Another unfortunate challenge to the rapid development and launch of new drugs, vaccines, or diagnostics for neglected tropical diseases has been the transfer of a restrictive industry culture to research and development in the neglected tropical disease arena. Perhaps this is not surprising given that most scientific advisory boards of international nonprofit agencies, centers, and foundations are made up of retired pharmaceutical company managers, scientists, and executives. These individuals bring with them the mantra of “kill early kill often” to prevent costly downstream development. In the arena of neglected tropical disease, the mantra should probably be "leave no stone unturned”. The drug development pipelines for almost all neglected diseases are woefully thin. Drug screening and even hit to lead chemistry has generally not been limiting. Elimination of compounds with covalent reactivity, protein binding problems, or Lipinski Rules issues is appropriate for a drug that one would expect to take for the rest of their life to “ manage" a disease rather than cure it. This is not an appropriate strategy for NTD drugs that would be taken much like an antibiotic with courses of 3 to 20 days. Many parasitic organisms use host proteins as a key nutrient source so protein binding becomes a delivery system rather than an albatross. If one ranks the efficacy of anti-parasitic drugs, for example those used against Leishmania, drugs with the highest protein binding often rank the highest.
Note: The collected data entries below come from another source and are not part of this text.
## Interleave LDS and weight loads across MFMAs and pad conv1 LDS rows

Adds a 'spread' path to the wave GEMM for the lone-wave roles configuration. It reads B fragments two k-steps ahead and uses sched_group_barrier to put one LDS read or global weight load behind each MFMA, so memory latency is hidden under matrix math instead of arriving in bursts. It also pads each conv1 activation row in LDS by 32 bytes to shift bank mapping, likely to reduce bank conflicts, and updates the offsets, index and store helpers to match. A blocked variant library without spreading is built alongside for comparison, and kstamp timing probes are added under a debug flag.

```diff
diff --git a/__graft_entry__.py b/__graft_entry__.py
--- a/__graft_entry__.py
+++ b/__graft_entry__.py
@@ -22,6 +22,7 @@
     from concurrent.futures import ThreadPoolExecutor
     from paac_amd import build as b
     lib = b.build(verbose=False)
+    b.build_blocked()
     with ThreadPoolExecutor(max_workers=4) as ex:
         list(ex.map(lambda spec: b.build_user_arch(*b.parse_user_arch(spec)), USER_ARCHS))
     from paac_amd import _lib
diff --git a/paac_amd/build.py b/paac_amd/build.py
--- a/paac_amd/build.py
+++ b/paac_amd/build.py
@@ -11,6 +11,17 @@
 HEADERS = sorted(f for f in os.listdir(CSRC) if f.endswith(".h")) + [os.path.join("..", "..", "include", "paac_hip.h")]
 FLAGS = ["-O3", "-std=c++17", "--offload-arch=gfx950", "-fPIC", "-Wall", "-Wno-unused-function",
          "-Wno-unused-variable", "-Wno-unused-but-set-variable"]
+
+
+VARIANTS = {"--stamps": "-DPAAC_DMM_STAMPS", "--ksplit": "-DPAAC_T_ROLES=0", "--blocked": "-DPAAC_T_SPREAD=0"}
+BLOCKED_LIB = os.path.join(HERE, "libpaac_hip_blocked.so")
+
+
+def build_blocked(verbose=False):
+    srcs = [os.path.join(CSRC, f) for f in SOURCES + HEADERS] + [os.path.abspath(__file__)]
+    if os.path.exists(BLOCKED_LIB) and not _stale(BLOCKED_LIB, srcs):
+        return BLOCKED_LIB
+    return build(verbose=verbose, extra_flags=[VARIANTS["--blocked"]], lib_path=BLOCKED_LIB, obj_suffix="_blocked")
 
 
 def _stale(target, deps):
@@ -129,9 +140,10 @@
     if "--user-arch" in sys.argv:
         spec = sys.argv[sys.argv.index("--user-arch") + 1]
         print(build_user_arch(*parse_user_arch(spec), verbose=True))
-    elif "--stamps" in sys.argv or "--ksplit" in sys.argv:
-        tag = ("_stamps" if "--stamps" in sys.argv else "") + ("_ksplit" if "--ksplit" in sys.argv else "")
-        flags = (["-DPAAC_DMM_STAMPS"] if "--stamps" in sys.argv else []) + (["-DPAAC_T_ROLES=0"] if "--ksplit" in sys.argv else [])
+    elif any(f in sys.argv for f in VARIANTS):
+        on = [f for f in VARIANTS if f in sys.argv]
+        tag = "".join("_" + f[2:] for f in on)
+        flags = [VARIANTS[f] for f in on]
         print(build(extra_flags=flags, lib_path=os.path.join(HERE, "libpaac_hip%s.so" % tag), obj_suffix=tag))
     else:
         print(build(force="--force" in sys.argv))
diff --git a/paac_amd/csrc/net_fwd.hip b/paac_amd/csrc/net_fwd.hip
--- a/paac_amd/csrc/net_fwd.hip
+++ b/paac_amd/csrc/net_fwd.hip
@@ -9,6 +9,8 @@
 #ifdef PAAC_DMM_STAMPS
 unsigned long long* g_tower_stamps = nullptr;
 extern "C" void paac_debug_set_tower_stamps(unsigned long long* p) { g_tower_stamps = p; }
+unsigned long long* g_tower_kstamps = nullptr;
+extern "C" void paac_debug_set_tower_kstamps(unsigned long long* p) { g_tower_kstamps = p; }
 unsigned long long* g_stamps = nullptr;
 int g_stamp_which = -1, g_stamp_calls = 0;
 extern "C" void paac_debug_set_stamps(unsigned long long* p, int which) {
@@ -165,6 +167,7 @@
   }
 #ifdef PAAC_DMM_STAMPS
   a.stamps = g_tower_stamps;
+  a.kstamps = g_tower_kstamps;
 #endif
   const int force = ctx->tune[OP_CONV_TOWER][batch_class(batch)].cfg;
   int regions = (8 * batch <= 256) ? 8 : (4 * batch <= 256) ? 4 : (2 * batch <= 256) ? 2 : 1;
diff --git a/paac_amd/csrc/tower.h b/paac_amd/csrc/tower.h
--- a/paac_amd/csrc/tower.h
+++ b/paac_amd/csrc/tower.h
@@ -19,6 +19,7 @@
   int batch;
 #ifdef PAAC_DMM_STAMPS
   unsigned long long* stamps;
+  unsigned long long* kstamps;
 #endif
 };
 
@@ -43,6 +44,12 @@
 #endif
 #ifndef PAAC_T_ROLES
 #define PAAC_T_ROLES 1
+#endif
+#ifndef PAAC_T_SPREAD
+#define PAAC_T_SPREAD 1
+#endif
+#ifndef PAAC_T_RPAD
+#define PAAC_T_RPAD PAAC_T_SPREAD
 #endif
 constexpr int kTowerW1Vecs = 8 * 2 * 3 * 64, kTowerW2Vecs = 16 * 4 * 3 * 64, kTowerW3Vecs = 18 * 4 * 3 * 64;
 constexpr int kTowerPackVecs = kTowerW1Vecs + kTowerW2Vecs + kTowerW3Vecs;
@@ -93,8 +100,13 @@
   static constexpr int P1 = R1H * R1W, P2 = R2H * R2W, P3 = R3H * R3W;
   static constexpr int PT1 = (P1 + 15) / 16, PT2 = (P2 + 15) / 16, PT3 = (P3 + 15) / 16;
   static constexpr int S1 = 80, S2 = 160;
-  static constexpr int PL1 = P1 * S1, PL2 = P2 * S2;
+  static constexpr int PL2 = P2 * S2;
   static constexpr bool ROLES = PAAC_T_ROLES != 0 && PT2 <= PAAC_T_KS2 && PT3 <= PAAC_T_KS3;
+  static constexpr bool SPREAD = ROLES && PAAC_T_SPREAD != 0;
+  static constexpr int RP1 = (ROLES && PAAC_T_RPAD != 0) ? 32 : 0;
+  static constexpr int ROW1 = R1W * S1 + RP1;
+  static constexpr int PL1 = R1H * ROW1;
+  static_assert(RP1 == 0 || (R1W == 10 && R2W == 4 && P2 % 16 == 8), "RP1 was worked out for the 4x2 regions");
   static constexpr bool KSPLIT2 = !ROLES && ((PT2 % 2) != 0 || PT2 <= PAAC_T_KS2);
   static constexpr bool KSPLIT3 = !ROLES && ((PT3 % 2) != 0 || PT3 <= PAAC_T_KS3);
   static constexpr int NT1 = (PT1 + 3) / 4;
@@ -118,13 +130,32 @@
 
 struct NoHook {
   __device__ __forceinline__ void operator()(int) const {}
-};
-
-template <int NS, int NT, int CT, int BP, int BPL, int PF_, class KOFF, bool DB = true, int KSETS = 0>
+  __device__ static constexpr int loads(int) { return 0; }
+};
+
+#ifdef PAAC_DMM_STAMPS
+#define TOWER_KSTAMP(step, slot)                                                                            \
+  do {                                                                                                      \
+    if (i == (step) && kst) {                                                                               \
+      __builtin_amdgcn_sched_barrier(0);                                                                    \
+      if ((threadIdx.x & 63) == 0) kst[(slot)] = (unsigned long long)clock64();                             \
+      __builtin_amdgcn_sched_barrier(0);                                                                    \
+    }                                                                                                       \
+  } while (0)
+#else
+#define TOWER_KSTAMP(step, slot)
+#endif
+
+template <int NS, int NT, int CT, int BP, int BPL, int PF_, class KOFF, bool DB = true, int KSETS = 0, bool SPREAD = false>
 struct WaveGemm {
   static constexpr int PF = PF_ < NS ? PF_ : NS;
   static constexpr int RING = PF < NS ? PF + 1 : NS;
+  static_assert(!SPREAD || (KSETS > 0 && BP == 3 && DB && PF < NS), "SPREAD: the lone-wave path only");
+  static_assert(!SPREAD || NT * BP + 3 <= 6 * NT, "SPREAD: one request behind each MFMA of a k-step");
   bf16x8 a[RING][3];
+#ifdef PAAC_DMM_STAMPS
+  unsigned long long* kst = nullptr;
+#endif
   const bf16x8* wl;
   int ct, sg_mul, sg_add;
 
@@ -139,6 +170,7 @@
   __device__ __forceinline__ void prologue_step(const int j) {
     if (j >= 0 && j < PF) load_a(j, j);
   }
+  __device__ static constexpr int prologue_loads(const int j) { return (j >= 0 && j < PF) ? 3 : 0; }
   __device__ __forceinline__ void prologue(const bf16x8* wl_, const int ct_, const int sg_mul_, const int sg_add_) {
     set(wl_, ct_, sg_mul_, sg_add_);
 #pragma unroll
@@ -155,6 +187,10 @@
   template <class Hook = NoHook>
   __device__ __forceinline__ void run(const char* __restrict__ lds_b, const unsigned (&bb)[NT], f32x4 (&acc)[NT],
                                       Hook hook = Hook()) {
+    if constexpr (SPREAD) {
+      run_spread(lds_b, bb, acc, hook);
+      return;
+    }
     bf16x8 b[DB ? 2 : 1][NT][BP];
     f32x4 acc2[KSETS > 0 ? NT : 1];
     if constexpr (KSETS > 0) {
@@ -164,6 +200,7 @@
     if constexpr (DB) read_b(b[0], lds_b, bb, 0);
 #pragma unroll
     for (int i = 0; i < NS; ++i) {
+      TOWER_KSTAMP(NS / 2, 0);
       if (i + PF < NS) load_a((i + PF) % RING, i + PF);
       hook(i);
       if constexpr (DB) {
@@ -172,6 +209,7 @@
         read_b(b[0], lds_b, bb, i);
       }
       __builtin_amdgcn_sched_barrier(0);
+      TOWER_KSTAMP(NS / 2, 1);
       const int slot = i % RING;
       constexpr int NB = DB ? 2 : 1;
       if constexpr (BP == 1) {
@@ -207,12 +245,68 @@
         }
       }
       __builtin_amdgcn_sched_barrier(0);
+      TOWER_KSTAMP(NS / 2, 2);
     }
     if constexpr (KSETS > 0) {
 #pragma unroll
       for (int t = 0; t < NT; ++t) acc[t] += acc2[t];
     }
   }
+
+  template <class Hook>
+  __device__ __forceinline__ void run_spread(const char* __restrict__ lds_b, const unsigned (&bb)[NT], f32x4 (&acc)[NT],
+                                             Hook hook) {
+    constexpr int LEAD = 2, NB = LEAD + 1, NM = 6 * NT;
+    bf16x8 b[NB][NT][BP];
+    f32x4 acc2[NT];
+#pragma unroll
+    for (int t = 0; t < NT; ++t) acc2[t] = (f32x4){0.f, 0.f, 0.f, 0.f};
+#pragma unroll
+    for (int j = 0; j < LEAD && j < NS; ++j) read_b(b[j], lds_b, bb, j);
+    __builtin_amdgcn_sched_barrier(0);
+#pragma unroll
+    for (int i = 0; i < NS; ++i) {
+      TOWER_KSTAMP(NS / 2, 0);
+      TOWER_KSTAMP(NS / 2, 1);
+      const int nds = (i + LEAD < NS) ? NT * BP : 0;
+      const int nvm = ((i + PF < NS) ? 3 : 0) + Hook::loads(i);
+      if (i + LEAD < NS) read_b(b[(i + LEAD) % NB], lds_b, bb, i + LEAD);
+      if (i + PF < NS) load_a((i + PF) % RING, i + PF);
+      hook(i);
+      const int slot = i % RING;
+      const bf16x8(&bs)[NT][BP] = b[i % NB];
+      f32x4(&as)[NT] = ((i / KSETS) & 1) ? acc2 : acc;
+#pragma unroll
+      for (int t = 0; t < NT; ++t) as[t] = mfma_bf16(a[slot][2], bs[t][0], as[t]);
+#pragma unroll
+      for (int t = 0; t < NT; ++t) as[t] = mfma_bf16(a[slot][1], bs[t][1], as[t]);
+#pragma unroll
+      for (int t = 0; t < NT; ++t) as[t] = mfma_bf16(a[slot][0], bs[t][2], as[t]);
+#pragma unroll
+      for (int t = 0; t < NT; ++t) as[t] = mfma_bf16(a[slot][1], bs[t][0], as[t]);
+#pragma unroll
+      for (int t = 0; t < NT; ++t) as[t] = mfma_bf16(a[slot][0], bs[t][1], as[t]);
+#pragma unroll
+      for (int t = 0; t < NT; ++t) as[t] = mfma_bf16(a[slot][0], bs[t][0], as[t]);
+#pragma unroll
+      for (int k = 0; k < NM; ++k) {
+        __builtin_amdgcn_sched_group_barrier(0x008, 1, 0);
+        if (k < nds) __builtin_amdgcn_sched_group_barrier(0x100, 1, 0);
+        else if (k >= NM - nvm) __builtin_amdgcn_sched_group_barrier(0x020, 1, 0);
+      }
+      __builtin_amdgcn_sched_barrier(0);
+      TOWER_KSTAMP(NS / 2, 2);
+    }
+#pragma unroll
+    for (int t = 0; t < NT; ++t) acc[t] += acc2[t];
+  }
+};
+
+template <class GN, int LEAD>
+struct WindowHook {
+  GN& g;
+  __device__ __forceinline__ void operator()(const int i) const { g.prologue_step(i + LEAD); }
+  __device__ static constexpr int loads(const int i) { return GN::prologue_loads(i + LEAD); }
 };
 
 template <int PLANE_STRIDE>
@@ -232,7 +326,7 @@
   *reinterpret_cast<u32x2*>(dst + 2 * PLANE_STRIDE) = (u32x2){pack_hi16(r2b[0], r2b[1]), pack_hi16(r2b[2], r2b[3])};
 }
 
-template <int P, int RW, int S, int PL, int C>
+template <int P, int RW, int S, int PL, int C, int ROW = 0>
 __device__ __forceinline__ void store_kept_rows(const char* __restrict__ planes, float* __restrict__ img ,
                                                 const int img_w, const int htid) {
   constexpr int V = C / 4, N = P * V;
@@ -241,7 +335,8 @@
     const int i = i0 + htid;
     if (i0 + 256 > N && i >= N) break;
     const int pi = i / V, c4 = i - pi * V;
-    const char* src = planes + pi * S + c4 * 8;
+    const int y = pi / RW, x = pi - y * RW;
+    const char* src = planes + (ROW ? y * ROW + x * S : pi * S) + c4 * 8;
     const u32x2 h = *reinterpret_cast<const u32x2*>(src), m = *reinterpret_cast<const u32x2*>(src + PL),
                 l = *reinterpret_cast<const u32x2*>(src + 2 * PL);
     f32x4 v;
@@ -251,7 +346,6 @@
       v[2 * q + 1] = (__builtin_bit_cast(float, l[q] & 0xFFFF0000u) + __builtin_bit_cast(float, m[q] & 0xFFFF0000u)) +
                      __builtin_bit_cast(float, h[q] & 0xFFFF0000u);
     }
-    const int y = pi / RW, x = pi - y * RW;
     *reinterpret_cast<f32x4*>(img + ((size_t)y * img_w + x) * C + 4 * c4) = v;
   }
 }
@@ -262,7 +356,7 @@
 };
 template <class G>
 struct Koff2 {
-  __device__ static constexpr int at(int i) { return ((i / 4) * G::R1W + (i % 4)) * G::S1; }
+  __device__ static constexpr int at(int i) { return (i / 4) * G::ROW1 + (i % 4) * G::S1; }
 };
 template <class G>
 struct Koff3Half {
@@ -296,7 +390,7 @@
   TOWER_STAMP(0);
   TOWER_STAMP(1);
   WaveGemm<8, G::NT1, 2, 1, 0, G::W1_LDS ? 2 : G::PF1, Koff1<G>> g1;
-  WaveGemm<G::KSPLIT2 ? 8 : 16, G::NT2, 4, 3, G::PL1, G::PF2, Koff2<G>, true, G::ROLES ? 8 : 0> g2;
+  WaveGemm<G::KSPLIT2 ? 8 : 16, G::NT2, 4, 3, G::PL1, G::PF2, Koff2<G>, true, G::ROLES ? 8 : 0, G::SPREAD> g2;
   const bool gemm_wave = !G::ROLES || wave < 4;
 
   {
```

I have observed the field of neglected tropical disease research for over 25 years. We have no effective anti-parasitic vaccines and there are woefully few true breakthroughs in drug development or new diagnostic tests. We can all bemoan the lack of funding for this field but perhaps we should also remember that we are not looking for a new drug for diabetes, asthma or hypertension. We are looking for a curative drug given for a short course. That implies a very different safety profile. Restrictive prescreening has failed, let’s try something different.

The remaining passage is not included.